= William Duckett (United Irishman) =

Irish activist and academic, United Irishman

William Duckett (1768–1841) was a radical journalist and a United Irishman active in Paris, who was suspected by some in the republican cause of being a British government spy.

Born at Killarney, County Kerry, he was sent to the Irish College at Paris, and gained a scholarship at Sainte-Barbe, then conducted by the Abbé Badnel. He did not receive order and left the college a week after the Storming of the Bastille (14 July 1789) in which fellow Irish student James Bartholomew Blackwell is known to have participated.

In 1794, when William Jackson, envoy of the Committee of Public Safety to the United Irishmen in Dublin, was under arrest, Duckett was the bearer of 14,000 livres to the Irish capital from the Committee for his defence.

In Ireland, Duckett contributed to the Belfast paper of the United movement, the Northern Star, under the pen name "Junius Redivivus". These letters, according to his own account, made it prudent for him to quit Ireland, and in 1796 he was in Paris. Tone, who was also in Paris, regarded him as a spy, and complained that he forestalled him by submitting to the French government several memorandums on the state of Ireland, that he constantly crossed his path in the ministerial antechamber, tried to force his conversation on him, and by addressing him in English betrayed his incognito. When, moreover, Tone arrived with Hoche at Brest, Duckett was there, intending to accompany them, but was not allowed to embark. The historian Richard Hayes attributes Tone's suspicions to "a too impulsive activity on Duckett's part".

In 1798 he was reported to Castlereagh as having been sent to Hamburg with money destined for a mutiny in the British fleet and for burning the dockyards. This, coupled with his outlawry by the Irish parliament, ought to have vouched for his sincerity, but he was suspected of betraying Tandy and Blackwell at Hamburg. The existence of traitors in the camp was so notorious that suspicion often fell on the innocent.

He married a Danish woman associated with the Augustenburg family and returned to Paris around 1803 to become a professor at the collège Sainte-Barbe. Du Rozoir, a former pupil, wrote regarding his classical knowledge and memory, noting his use of comparisons with ancient works during lessons on Shakespeare and Milton.

Duckett seems to have shunned, or been shunned by, Irish exiles in Paris, yet Durozoir testifies to his anti-English feeling and to his admiration of the French Revolution.

In 1819, no longer apparently connected with Sainte-Barbe, he conducted English literature classes, as also girls' classes on the Lancasterian system. Between 1816 and 1821 he published odes on Princess Charlotte's death, Greek and South American independence, etc., productions evidently confined to a small circle in Paris. In 1828 he issued a Nouvelle Grammaire Anglaise.

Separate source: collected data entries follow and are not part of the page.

template <int DEG>
__global__ __launch_bounds__(kBlock) void correction_rhs_kernel(
    int nc, int cb, int ce, const double* __restrict__ xy, const int* __restrict__ cdu, int nu,
    const int* __restrict__ cdp, const double* __restrict__ u,
    const double* __restrict__ p1, const double* __restrict__ p0, double dt_rho,
    double mu, int rotational, double* __restrict__ scratch) {
  constexpr int NL = Elem<DEG>::NL;
  constexpr int NQ = Elem<2>::NQ;
  const int c = cb + xcd_tile(blockIdx.x, gridDim.x) * blockDim.x + threadIdx.x;
  if (c >= ce) return;
  const Geom g = load_geom(xy, nc, c);
  double U[2][NL];
  load_local<NL>(u, nu, cdu, nc, c, 2, U);
  double d[3] = {0.0, 0.0, 0.0};
  if (rotational & 1) div_at_vertices<DEG>(g, U, d);
  const double mass = (rotational & 2) ? 0.0 : 1.0;
  double gphi_f[2] = {0.0, 0.0};
#pragma unroll
  for (int k = 0; k < 3; ++k) {
    const int dof = cdp[k * nc + c];
    const double coef = p1[dof] - p0[dof] + mu * d[k];
    gphi_f[0] += coef * g.gl[k][0];
    gphi_f[1] += coef * g.gl[k][1];
  }
  double acc[2][NL];
#pragma unroll
  for (int a = 0; a < 2; ++a)
#pragma unroll
    for (int i = 0; i < NL; ++i) acc[a][i] = 0.0;
#pragma unroll
  for (int q = 0; q < NQ; ++q) {
    const double L[3] = {kQ7L[q][0], kQ7L[q][1], kQ7L[q][2]};
    const double w = 0.5 * kQ7W[q] * g.adet;
    double phi[NL], dphi[NL][3];
    basis<DEG>(L, phi, dphi);
#pragma unroll
    for (int a = 0; a < 2; ++a) {
      double uq = 0.0;
#pragma unroll
      for (int j = 0; j < NL; ++j) uq += U[a][j] * phi[j];
      const double val = w * (mass * uq - dt_rho * gphi_f[a]);
#pragma unroll
      for (int i = 0; i < NL; ++i) acc[a][i] += val * phi[i];
    }
  }
#pragma unroll
  for (int a = 0; a < 2; ++a)
#pragma unroll
    for (int i = 0; i < NL; ++i)
      scratch[static_cast<size_t>(a * NL + i) * nc + c] = acc[a][i];
}

template <int NL>
__device__ __forceinline__ void add_source(const flow_coef& f, int nc, int c,
                                           int dim, double scale,
                                           double acc[][NL]) {
  const size_t nce = f.cell_stride ? static_cast<size_t>(nc) : 1;
  const size_t cc = f.cell_stride ? static_cast<size_t>(c) : 0;
  for (int a = 0; a < dim; ++a) {
    for (int l = 0; l < f.nl; ++l) {
      const double F = scale * f.values[(static_cast<size_t>(a) * f.nl + l) * nce + cc];
#pragma unroll
      for (int i = 0; i < NL; ++i) acc[a][i] += F * f.G[l * NL + i];
    }
  }
}

template <int DEG>
__global__ __launch_bounds__(kBlock) void source_kernel(
    int nc, const double* __restrict__ xy, int dim, flow_coef f,
    double* __restrict__ scratch) {
  constexpr int NL = Elem<DEG>::NL;
  const int c = blockIdx.x * blockDim.x + threadIdx.x;
  if (c >= nc) return;
  const Geom g = load_geom(xy, nc, c);
  double acc[2][NL];
#pragma unroll
  for (int a = 0; a < 2; ++a)
#pragma unroll
    for (int i = 0; i < NL; ++i) acc[a][i] = 0.0;
  add_source<NL>(f, nc, c, dim, g.adet, acc);
  for (int a = 0; a < dim; ++a)
#pragma unroll
    for (int i = 0; i < NL; ++i)
      scratch[static_cast<size_t>(a * NL + i) * nc + c] = acc[a][i];
}

template <int NL>
__device__ __forceinline__ void add_rhs_weak_point(
    double w, double rho, double mu, const double U[2][NL], const double P[3],
    const double L[3], const double phi[NL], const double gphi[NL][2],
    double acc[2][NL]) {
  double uq[2] = {0.0, 0.0};
  double gu[2][2] = {{0.0, 0.0}, {0.0, 0.0}};
#pragma unroll
  for (int j = 0; j < NL; ++j) {
#pragma unroll
    for (int a = 0; a < 2; ++a) {
      uq[a] += U[a][j] * phi[j];
      gu[a][0] += U[a][j] * gphi[j][0];
      gu[a][1] += U[a][j] * gphi[j][1];
    }
  }
  const double pq = P[0] * L[0] + P[1] * L[1] + P[2] * L[2];
  const double conv[2] = {gu[0][0] * uq[0] + gu[0][1] * uq[1],
                          gu[1][0] * uq[0] + gu[1][1] * uq[1]};
#pragma unroll
  for (int i = 0; i < NL; ++i) {
    const double ugp = uq[0] * gphi[i][0] + uq[1] * gphi[i][1];
#pragma unroll
    for (int a = 0; a < 2; ++a) {
      double r = -0.5 * rho * (conv[a] * phi[i] - ugp * uq[a]);
      r -= mu * ((gu[a][0] + gu[0][a]) * gphi[i][0] +
                 (gu[a][1] + gu[1][a]) * gphi[i][1]);
      r += pq * gphi[i][a];
      acc[a][i] += w * r;
    }
  }
}

template <int DEG>
__device__ __forceinline__ void add_rhs_weak_facets(
    int mask, double scale, double mu, const Geom& g,
    const double U[2][Elem<DEG>::NL], const double P[3],
    double acc[2][Elem<DEG>::NL]) {
  constexpr int NL = Elem<DEG>::NL;
  for (int lf = 0; lf < 3; ++lf) {
    if (!((mask >> lf) & 1)) continue;
    const int v0 = facet_v0(lf), v1 = facet_v1(lf);
    const double nL[2] = {-g.gl[lf][0] * g.adet, -g.gl[lf][1] * g.adet};
    for (int gq = 0; gq < 2; ++gq) {
      const double s = gq == 0 ? FLOW_G2A : FLOW_G2B;
      double L[3] = {0.0, 0.0, 0.0};
      L[v0] = 1.0 - s;
      L[v1] = s;
      double phi[NL], dphi[NL][3], gphi[NL][2];
      basis<DEG>(L, phi, dphi);
      phys_grad<NL>(g, dphi, gphi);
      double gu[2][2] = {{0.0, 0.0}, {0.0, 0.0}};
#pragma unroll
      for (int j = 0; j < NL; ++j)
#pragma unroll
        for (int a = 0; a < 2; ++a) {
          gu[a][0] += U[a][j] * gphi[j][0];
          gu[a][1] += U[a][j] * gphi[j][1];
        }
      const double pq = P[0] * L[0] + P[1] * L[1] + P[2] * L[2];
      const double w = 0.5 * scale;
#pragma unroll
      for (int a = 0; a < 2; ++a) {
        const double t = -pq * nL[a] + mu * (gu[0][a] * nL[0] + gu[1][a] * nL[1]);
#pragma unroll
        for (int i = 0; i < NL; ++i) acc[a][i] += w * t * phi[i];
      }
    }
  }
}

He died in 1841 in Paris after a long illness, quoting his favourite Horace on his deathbed, and receiving extreme unction. He left two sons, Alexander, a physician, accessit at the Val-de-Grace examination, 1828, and William (1803–1873), a French journalist, translator of German works, and editor or compiler of the Dictionnaire de la Conversation, 52 vols., completed in 1843, to a large extent a translation of Brockhaus. This William had a son, William Alexander (1831–1863), who contributed to the new edition of the Dictionnaire, and published an illustrated work on French monuments, also a daughter, Mathilde (1842–1884?), who studied under Rosa Bonheur, exhibited at the Paris Salon, 1861–8, and taught drawing in Paris.

The Irish historian W. J. Fitzpatrick described Duckett as “an Irishman made skeptical by Voltaire, subtle by the ruses of survival in the Revolution, sharp by the daily duel of French intellects. A marginal from a marginal country that he loved, he was direct and overwhelming in action, but unable to stop.”